Friday, December 23, 2011


We stood around ready to say goodbye.

We were ready to say goodbye to Shea Quinn. The next time we would see him he would be Cadet Quinn, a swabbie deep into his first summer at the Coast Guard Academy.

We were outside on Eric Wester's lawn one evening in late June. We had just graduated. We still felt like high school seniors, and this was a very difficult moment for us.

Shea would be the first to leave, the first to enter the new phase of his life many of us were anticipating that summer. He would go on to the Academy, and we would not see as much of him as we were used to.

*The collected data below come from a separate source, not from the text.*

diff --git a/pnpinversion_amd/csrc/norm.hip b/pnpinversion_amd/csrc/norm.hip
--- a/pnpinversion_amd/csrc/norm.hip
+++ b/pnpinversion_amd/csrc/norm.hip
@@ -802,6 +802,65 @@
   return (int)hipGetLastError();
 }
 
+__global__ void __launch_bounds__(256) ff_fold_weight_kernel(const half_t* __restrict__ wp, int ldp, const half_t* __restrict__ w2, int C,
+                                                             half_t* __restrict__ w_fo) {
+  const int tid = threadIdx.x, n0 = blockIdx.y * 64, k0 = blockIdx.x * 64, K4 = 4 * C, ldo = 5 * C;
+  if (k0 >= K4) {
+    for (int idx = tid; idx < 64 * 16; idx += 256) {
+      const int r = idx >> 4, v = (idx & 15) * 4;
+      *reinterpret_cast<half4*>(w_fo + (size_t)(n0 + r) * ldo + k0 + v) = *reinterpret_cast<const half4*>(wp + (size_t)(n0 + r) * ldp + (k0 - K4) + v);
+    }
+    return;
+  }
+  __shared__ float sA[16][64 + 4];
+  __shared__ float sB[16][64 + 4];
+  const int tx = tid & 15, ty = tid >> 4;
+  float acc[4][4];
+#pragma unroll
+  for (int a = 0; a < 4; ++a)
+#pragma unroll
+    for (int b = 0; b < 4; ++b) acc[a][b] = 0.f;
+  for (int j0 = 0; j0 < C; j0 += 16) {
+    const half4 av = *reinterpret_cast<const half4*>(wp + (size_t)(n0 + (tid >> 2)) * ldp + j0 + (tid & 3) * 4);
+    const half4 bv = *reinterpret_cast<const half4*>(w2 + (size_t)(j0 + ty) * K4 + k0 + tx * 4);
+#pragma unroll
+    for (int q = 0; q < 4; ++q) { sA[(tid & 3) * 4 + q][tid >> 2] = (float)av[q]; sB[ty][tx * 4 + q] = (float)bv[q]; }
+    __syncthreads();
+#pragma unroll
+    for (int jj = 0; jj < 16; ++jj) {
+      float a4[4], b4[4];
+#pragma unroll
+      for (int q = 0; q < 4; ++q) { a4[q] = sA[jj][ty * 4 + q]; b4[q] = sB[jj][tx * 4 + q]; }
+#pragma unroll
+      for (int a = 0; a < 4; ++a)
+#pragma unroll
+        for (int b = 0; b < 4; ++b) acc[a][b] = __builtin_fmaf(a4[a], b4[b], acc[a][b]);
+    }
+    __syncthreads();
+  }
+#pragma unroll
+  for (int a = 0; a < 4; ++a) {
+    const half4 h = {(half_t)acc[a][0], (half_t)acc[a][1], (half_t)acc[a][2], (half_t)acc[a][3]};
+    *reinterpret_cast<half4*>(w_fo + (size_t)(n0 + ty * 4 + a) * ldo + k0 + tx * 4) = h;
+  }
+}
+__global__ void __launch_bounds__(256) ff_fold_bias_kernel(const half_t* __restrict__ wp, int ldp, const float* __restrict__ b2,
+                                                           const float* __restrict__ bp, int C, float* __restrict__ b_fo) {
+  const int n = blockIdx.x * 4 + (threadIdx.x >> 6), lane = threadIdx.x & 63;
+  if (n >= C) return;
+  float s = 0.f;
+  for (int j = lane; j < C; j += 64) s = __builtin_fmaf((float)wp[(size_t)n * ldp + j], b2[j], s);
+  s = wave_sum(s);
+  if (lane == 0) b_fo[n] = s + bp[n];
+}
+int launch_ff_fold_weights(const half_t* wp, int ldp, const float* bp, const half_t* w2, const float* b2, int C, half_t* w_fo, float* b_fo,
+                           hipStream_t st) {
+  if (C <= 0 || C % 64 || ldp < C || ldp % 4) return -2;
+  ff_fold_weight_kernel<<<dim3(5 * C / 64, C / 64), 256, 0, st>>>(wp, ldp, w2, C, w_fo);
+  ff_fold_bias_kernel<<<(C + 3) / 4, 256, 0, st>>>(wp, ldp, b2, bp, C, b_fo);
+  return (int)hipGetLastError();
+}
+
 
 __global__ void embed_tokens_kernel(const int* __restrict__ ids, int M, int T, int H, int vocab, const half_t* __restrict__ tok,
                                     const half_t* __restrict__ pos, half_t* __restrict__ out) {
diff --git a/pnpinversion_amd/csrc/ops.h b/pnpinversion_amd/csrc/ops.h
--- a/pnpinversion_amd/csrc/ops.h
+++ b/pnpinversion_amd/csrc/ops.h
@@ -56,6 +56,8 @@
 int launch_repack_matrix(const void* src, int src_f16, int rows, int cols, int taps, half_t* dst, int dst_ld, int cin_pad,
                          int row0, int dh, int Dp, hipStream_t st, int ilv_half = 0);
 int launch_repack_vec(const void* src, int src_f16, int n, float* dst, hipStream_t st, int ilv_half = 0);
+int launch_ff_fold_weights(const half_t* wp, int ldp, const float* bp, const half_t* w2, const float* b2, int C, half_t* w_fo, float* b_fo,
+                           hipStream_t st);
 int launch_nchw_f32_to_nhwc_f16(const float* in, int B, int C, int HW, int Cp, half_t* out, hipStream_t st);
 int launch_f32_to_f16(const float* in, size_t n, half_t* out, hipStream_t st);
 int launch_img_u8_to_nhwc(const uint8_t* img, int n, int HW, int Cp, half_t* out, hipStream_t st);
diff --git a/pnpinversion_amd/csrc/tile_table.inc b/pnpinversion_amd/csrc/tile_table.inc
--- a/pnpinversion_amd/csrc/tile_table.inc
+++ b/pnpinversion_amd/csrc/tile_table.inc
@@ -2,6 +2,7 @@
 {64, 1280, 2560, 1, 1, 12},
 {64, 1280, 3840, 1, 1, 12},
 {64, 1280, 5120, 1, 11, 12},
+{64, 1280, 6400, 1, 1, 12},
 {64, 1280, 10240, 1, 1, 12},
 {64, 1280, 11520, 3, 1, 12},
 {64, 1280, 23040, 3, 1, 12},
@@ -33,6 +34,7 @@
 {256, 1280, 3840, 1, 1, 3},
 {256, 1280, 5120, 1, 1, 6},
 {256, 1280, 5760, 3, 1, 6},
+{256, 1280, 6400, 1, 18, 12},
 {256, 1280, 10240, 1, 1, 6},
 {256, 1280, 11520, 3, 14, 12},
 {256, 1280, 17280, 3, 14, 12},
@@ -58,6 +60,7 @@
 {768, 1280, 2560, 1, 8, 1},
 {768, 1280, 5120, 1, 18, 4},
 {768, 1280, 5760, 3, 18, 4},
+{768, 1280, 6400, 1, 18, 4},
 {768, 1280, 11520, 3, 18, 4},
 {768, 1280, 17280, 3, 16, 16},
 {768, 1280, 23040, 3, 16, 16},
@@ -75,6 +78,7 @@
 {1024, 640, 2304, 1, 11, 3},
 {1024, 640, 2560, 1, 11, 3},
 {1024, 640, 2880, 3, 1, 3},
+{1024, 640, 3200, 1, 11, 3},
 {1024, 640, 5120, 1, 11, 3},
 {1024, 640, 5760, 3, 11, 3},
 {1024, 640, 8640, 3, 14, 12},
@@ -130,6 +134,7 @@
 {3072, 1280, 2560, 1, 18, 1},
 {3072, 1280, 5120, 1, 16, 4},
 {3072, 1280, 5760, 3, 16, 4},
+{3072, 1280, 6400, 1, 16, 4},
 {3072, 1280, 11520, 3, 16, 4},
 {3072, 1280, 17280, 3, 16, 4},
 {3072, 1280, 23040, 3, 16, 4},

For the previous six years Shea was a constant presence in my life and many others. We would greet each other each day throughout middle school with a fist bump shouting each others' last names to see how loud and obnoxious we could make them sound in the hallways lined with lockers. We began this in cross-country and it continued through band class and well into high school.

We had sat side-by-side in English classes we worked hard to get good grades in. We sat in line with one another in a Spanish class we were likely to get very bad grades in (Que malo!). We had continued shouting matches on tennis courts to see how many f-bombs we could drop after hitting bad shots.

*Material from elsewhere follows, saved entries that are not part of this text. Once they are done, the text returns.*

# sloisel/MultiGridBarrier.jl

Measured on NVIDIA B200. Metric: mgb_solve DOF*Newton-steps/s (fem2d_P1 ~1.6M DOF, p=1.5), higher is better.
Workload: dtype f64

## Files before the change

multigridbarrier.jl_b200/build.py:

```python
from __future__ import annotations

import os
import shutil
import subprocess
import sys
from concurrent.futures import ThreadPoolExecutor

HERE = os.path.dirname(os.path.abspath(__file__))
CSRC = os.path.join(HERE, "csrc")
OBJ = os.path.join(HERE, "build")
LIB = os.path.join(HERE, "libmgbx.so")
HDR = os.path.join("..", "..", "include", "mgbx.h")
ENGINE = ["engine.hpp", "host_sparse.hpp", "device_common.cuh", "elem_schur.cuh", "node_barrier.cuh", "pcg2.hpp", HDR]
SOURCES = {
    "mgbx.cu": ["mgbx.cu", "host_amg.hpp"] + ENGINE,
    "setup.cu": ["setup.cu", "setup_kernels.cuh"] + ENGINE,
    "evaluate.cu": ["evaluate.cu", "kernels.cuh", "dense_kernels.cuh"] + ENGINE,
    "linear_solve.cu": ["linear_solve.cu", "solver_kernels.cuh"] + ENGINE,
    "newton.cu": ["newton.cu"] + ENGINE,
    "pcg2.cu": ["pcg2.cu", "pcg2.hpp"],
}
FLAGS = ["-gencode", "arch=compute_100a,code=sm_100a", "-O3", "-DNDEBUG", "-lineinfo", "-std=c++17",
         "-Xcompiler", "-fPIC,-O2,-Wall,-Wno-unused-function"]


def nvcc_path():
    for c in (os.environ.get("NVCC"), shutil.which("nvcc"), "/usr/local/cuda/bin/nvcc"):
        if c and os.path.exists(c):
            return c
    raise RuntimeError("nvcc not found")


def _obj(src):
    return os.path.join(OBJ, os.path.splitext(src)[0] + ".o")


def _stale(src):
    o = _obj(src)
    if not os.path.exists(o):
        return True
    t = os.path.getmtime(o)
    return any(os.path.getmtime(os.path.join(CSRC, d)) > t for d in SOURCES[src])

# ... 37 lines not shown
```

multigridbarrier.jl_b200/csrc/device_common.cuh:

```cuda
#pragma once
#include <cuda_runtime.h>
#include <stdint.h>

#include "elem_schur.cuh"
#include "node_barrier.cuh"

namespace mgbx {

#define MGBX_MAX_OPS 8
constexpr int kRedBlocks = 592;
constexpr int kRedThreads = 256;

struct DevCsr {
  int64_t rows = 0, cols = 0, nnz = 0;
  int64_t *ptr = nullptr;
  int32_t *idx = nullptr;
  double *val = nullptr;
};

__device__ __forceinline__ double warp_sum(double v) {
#pragma unroll
  for (int o = 16; o > 0; o >>= 1) v += __shfl_down_sync(0xffffffffu, v, o);
  return v;
}
// ... 245 lines not shown
      "mbarrier.try_wait.parity.shared::cta.b64 p, [%0], %1;\n"
      "@p bra DONE_%=;\n"
      "bra WAIT_%=;\n"
      "DONE_%=:\n"
      "}\n" ::"r"(a),
      "r"(parity)
      : "memory");
}
__device__ __forceinline__ void bulk_g2s(void *smem, const void *gmem, unsigned int bytes, unsigned long long *bar) {
  asm volatile("cp.async.bulk.shared::cluster.global.mbarrier::complete_tx::bytes [%0], [%1], %2, [%3];" ::"r"((unsigned int)__cvta_generic_to_shared(smem)),
               "l"(gmem), "r"(bytes), "r"((unsigned int)__cvta_generic_to_shared(bar))
               : "memory");
}
__device__ __forceinline__ void fence_proxy_async_smem() { asm volatile("fence.proxy.async.shared::cta;" ::: "memory"); }

struct SellPlan {
  int64_t nout = 0, nslices = 0, nterms = 0;
  int64_t *sptr = nullptr;
  int32_t *cnt = nullptr;
  int32_t *src = nullptr;
  double *w = nullptr;
};

__device__ __forceinline__ int64_t csr_find(const DevCsr &A, int64_t row, int32_t col) {
  int64_t lo = A.ptr[row], hi = A.ptr[row + 1];
  while (lo < hi) {
    const int64_t mid = (lo + hi) >> 1;
    const int32_t c = A.idx[mid];
    if (c < col) lo = mid + 1;
    else if (c > col) hi = mid;
    else return mid;
  }
  return -1;
}

constexpr int kCoarseMaxDense = 128;
inline size_t coarse_inverse_smem(int m) { return sizeof(double) * ((size_t)m * (m + 1) + (size_t)m * (m + 1) / 2 + m); }
inline size_t dense_solve_small_smem(int m) { return sizeof(double) * ((size_t)m * (m + 1) + 2 * (size_t)m); }

constexpr int kGemmBM = 64, kGemmBN = 64, kGemmBK = 16, kGemmLd = kGemmBK + 4;

__device__ __forceinline__ void dmma_m8n8k4(double &d0, double &d1, double a, double b) {
  asm volatile("mma.sync.aligned.m8n8k4.row.col.f64.f64.f64.f64 {%0,%1}, {%2}, {%3}, {%0,%1};" : "+d"(d0), "+d"(d1) : "d"(a), "d"(b));
}

constexpr int kCholNB = 64;
// ... 28 lines not shown
```

multigridbarrier.jl_b200/csrc/engine.hpp:

```cpp
#pragma once
#include <cuda_runtime.h>

#include <chrono>
#include <cmath>
#include <cstdio>
#include <cstring>
#include <functional>
#include <map>
#include <memory>
#include <string>
#include <vector>

#include "host_sparse.hpp"
#include "device_common.cuh"
#include "pcg2.hpp"

namespace mgbx {

#define CK(call)                                                                                      \
  do {                                                                                                \
    cudaError_t e_ = (call);                                                                          \
    if (e_ != cudaSuccess)                                                                            \
      throw std::runtime_error(std::string("CUDA error: ") + cudaGetErrorString(e_) + " at " + __FILE__ + ":" + \
                               std::to_string(__LINE__));                                             \
// ... 210 lines not shown
constexpr int kScalPcgOut = 8;
constexpr int kScalTrialSeg = 38;
constexpr int kScalEvalDist = 40;
constexpr int kScalDotSeg = 44;
constexpr int kScalDotSeg2 = 50;
constexpr int kScalSlots = 64;
static_assert(kScalEval + 4 <= kScalDot && kScalDot + 3 <= kScalTrial && kScalTrial + 1 <= kScalSingle &&
                  kScalSingle <= kScalPcgOut && kScalPcgOut + kPcg2OutCount <= kScalTrialSeg &&
                  kScalTrialSeg + 2 == kScalEvalDist && kScalEvalDist + 4 == kScalDotSeg &&
                  kScalDotSeg + 6 <= kScalDotSeg2 && kScalDotSeg2 + 6 <= kScalSlots,
              "scalar slot regions overlap, break the all-reduced range or exceed dscal");

}

struct mgbx_handle {
  mgbx::Pool pool;
  mgbx::Amg amg[2];
  std::string err;
  mgbx_config cfg;
  cudaStream_t stream = nullptr;
  bool has_feas = false;
  double *partials = nullptr;
  unsigned int *ticket = nullptr;
  double *dscal = nullptr;
  double *hscal = nullptr;
  mgbx_step_result *res = nullptr;
  int64_t launches = 0;
  int64_t kc_launches[mgbx::KC_COUNT] = {0};
  double kc_ms[mgbx::KC_COUNT] = {0};
  std::vector<cudaEvent_t> ev_free;
  struct Pending {
    int kc;
    cudaEvent_t a, b;
  };
  std::vector<Pending> ev_pending;
  cudaEvent_t ev_cur = nullptr;
  int pcg2_grid = 0;
  double dgemm_flops = 0.0;
  mgbx::SolveTol last_tol{};
  int rank = 0, nranks = 1;
  void *comm = nullptr;
  int device = -1;
  std::vector<double> prof_ns;
  std::vector<int64_t> prof_cnt;
  std::vector<unsigned long long> prof_host;
};
// ... 73 lines not shown
  void copy(double *dst, const double *src, int64_t m) {
    if (m) CK(cudaMemcpyAsync(dst, src, sizeof(double) * m, cudaMemcpyDeviceToDevice, s));
  }
  void zero(double *dst, int64_t m) {
    if (m) CK(cudaMemsetAsync(dst, 0, sizeof(double) * m, s));
  }
  unsigned int red_grid(int64_t work) {
    const int64_t b = (work + kRedThreads - 1) / kRedThreads;
    return (unsigned int)std::max<int64_t>(1, std::min<int64_t>(b, kRedBlocks));
  }

  bool dist() const { return h->nranks > 1; }
  void allreduce(double *buf, int64_t count, int op = kNcclSum) {
    if (count > 0) NCK(nccl_api().AllReduce(buf, buf, (size_t)count, kNcclFloat64, op, h->comm, s));
  }
  SegList seglist(Amg &A, int J);
  void allreduce_shared(Amg &A, int J, double *v, double *extra = nullptr, int64_t nextra = 0);

  static int group_for(const DevCsr &A) {
    const double avg = A.rows ? (double)A.nnz / (double)A.rows : 0.0;
    return avg > 48.0 ? 32 : (avg > 6.0 ? 4 : 1);
  }
  void spmv(const DevCsr &A, const double *x, const double *y0, double alpha, double *y, int G = 0);
  void axpby(int64_t m, double a, const double *x, double b, const double *y, double *out);
  void prolong_to_fine(Amg &A, int J, const double *x, const double *zbase, double *zf);
  void restrict_from_fine(Amg &A, int J, const double *gb, double *gJ);
  Dot2 dot2(Amg &A, int J, const double *a, const double *b);
  MaxAbs maxabs(int64_t n, const double *v);
  TrialOut eval_trial(Amg &A, int J, double t, double sigma);
  void phase1_slack(Amg &A, Amg &F);
  void blockgrad(Amg &A, const ElemParams &E);
  NodeParams node_params(Amg &A, double t);
  ElemParams elem_params(Amg &A);
  bool elem_fused_setup(Amg &A, const NodeParams &NP, int nex, ElemFused &Q, size_t &smem, unsigned int &grid);
  int plap_dim(const Amg &A) const;
  bool plap_setup(Amg &A, int dim, double t, bool use_bw, PlapParams &Q, size_t &smem, unsigned int &grid, bool cond = true);
  EvalOut eval_f01(Amg &A, int J, double t, const double *zbase, const double *x, double *gout, bool use_bw = true,
                   double *step2 = nullptr);

  System &system_for(Amg &A, int J);
  void assemble(Amg &A, System &S, int J, double t, const double *zbase, const double *x);
  void assemble_unfused(Amg &A, System &S, int J, double t, const double *x);
  void galerkin(System &S, int kend);
  void schur_masks(const Amg &A, const System &S, unsigned &pieces, unsigned &elim) const;
  void assemble_dense(Amg &A, System &S, const NodeParams &P);
  void dgemm_nt(int M, int N, int K, const double *Am, int64_t lda, const double *Bm, int64_t ldb, const double *sc, double *C, int64_t ldc, bool acc, double alpha = 1.0);

  bool precond_fp32(const System &S) const;
  int lambda_power_its(const System &S) const;
  bool use_direct(const System &S, const SysLevel &Lv) const;
  std::vector<int> active_levels(const System &S, int ktop) const;
  void setup_hierarchy(Amg &A, System &S, int ktop);
  void dense_factor(SysLevel &Lv);
  void dense_apply(SysLevel &Lv, const double *b, double *x);
  void direct_solve(SysLevel &Lv, const double *b, double *x);
  SellBuild make_sell(const DevCsr &A, int64_t nthreads);
  void sell_prepare(System &S, int ktop);
  System::Pcg2Dev &pcg2_plan(System &S, int ktop);
  void pcg2_setup_dist(System::Pcg2Dev &D, int nshard);
  SolveResult pcg(System &S, int ktop, const double *b, double *x, const SolveTol &tol);
  SolveResult solve_compact(System &S, int ktop, const double *b, double *x, const SolveTol &tol);
  SolveResult solve(Amg &A, System &S, int J, const double *g, double *dir, const SolveTol &tol);

  struct NewtonOut {
    bool converged;
    int k;
    int status;
    double y, gnorm, inc;
  };
  NewtonOut newton(Amg &A, int J, double t, int maxit, int stop_kind, double lambda_tol, double theta, const mgbx_step_opts &o);
  int step(int which, double t, const mgbx_step_opts &o, mgbx_step_result *r);
  int matched_t(double t_default, double *t_out, double *tstar_out);
};

void solve_kernels_init();
void kron_w_init(size_t smem);

inline bool dense_mode(const Amg &A) { return A.N == 1 && A.p > 64; }

template <class F>
// ... 40 lines not shown
```

multigridbarrier.jl_b200/csrc/evaluate.cu:

```cuda
#include "engine.hpp"
#include "kernels.cuh"
#include "dense_kernels.cuh"

namespace mgbx {
namespace {

template <int MODE>
void launch_node(const NodeParams &P, unsigned int grid, cudaStream_t s) {
  if (P.nD <= 4) k_node<MODE, 4><<<grid, kRedThreads, 0, s>>>(P);
  else if (P.nD <= 6) k_node<MODE, 6><<<grid, kRedThreads, 0, s>>>(P);
  else if (P.nD <= 8) k_node<MODE, 8><<<grid, kRedThreads, 0, s>>>(P);
  else k_node<MODE, MGBX_MAX_ND><<<grid, kRedThreads, 0, s>>>(P);
}

template <auto K, class Params>
void launch_wave(const Params &Q, unsigned int grid, size_t smem, cudaStream_t s) {
  static int nsm[64] = {0};
  int dev = 0;
  CK(cudaGetDevice(&dev));
  if (!nsm[dev]) {
    CK(cudaFuncSetAttribute(K, cudaFuncAttributeMaxDynamicSharedMemorySize, 220 * 1024));
    CK(cudaDeviceGetAttribute(&nsm[dev], cudaDevAttrMultiProcessorCount, dev));
  }
  int occ = 1;
// ... 26 lines not shown
Dot2 dot2_slots(const double *d) { return {d[0], d[1], d[2]}; }
Dot2 dot2_seg_slots(const double *local, const double *shared) {
  return {local[0] + shared[0], local[1] + shared[1], local[2] + shared[2]};
}

}

void kron_w_init(size_t smem) { CK(cudaFuncSetAttribute(k_kron_w, cudaFuncAttributeMaxDynamicSharedMemorySize, (int)smem)); }
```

And now Shea was driving away from this gathering in his green Honda Accord. We had all gotten together to "hang" one last time before Shea headed off to the "swabbie summer" he would later talk about as a grim experience. Case in point: upon his first day he was given a haircut that he said made his Irish mug look like it belonged to a Serbian terrorist.

Katie was the first to wear her heart on her sleeve. She hugged Shea goodbye and started crying.

And then Shea made his way to the Honda which was parked right in front of my 1991 Oldsmobile Toronado Trofeo. Navy blue with a thin red stripe running the length of the exterior, Shea had always called it my "Batmobile." It had more dials and controls inside it than most American automobiles of the early 1990s, yet it still looked like a relic of the late 1970s or a model of some vehicle designed for the Soviet military.

Everyone, Shea included, commented on my poor driving habits. Everyone loved the stories of the mailboxes I had knocked down or the one-way entrances I took straight on in the wrong direction.

So it seemed fitting that my Toronado would be parked behind Shea's Honda in tribute to his departure.

As we waved goodbye and Shea got into the driver's seat of the Honda, he channeled Will Ferrell with one final signature shouting of "GOULET!" before slamming the sedan into reverse. Que increible!

He yelled just before slamming the sedan straight into the bumper of my Oldsmobile. The only thing more unbelievable than the incredible noise created upon impact was the fact that it did not dent the Batmobile at all. Not a scratch. The tank was intact.

That's how an Irishman left the party that day- with a bang.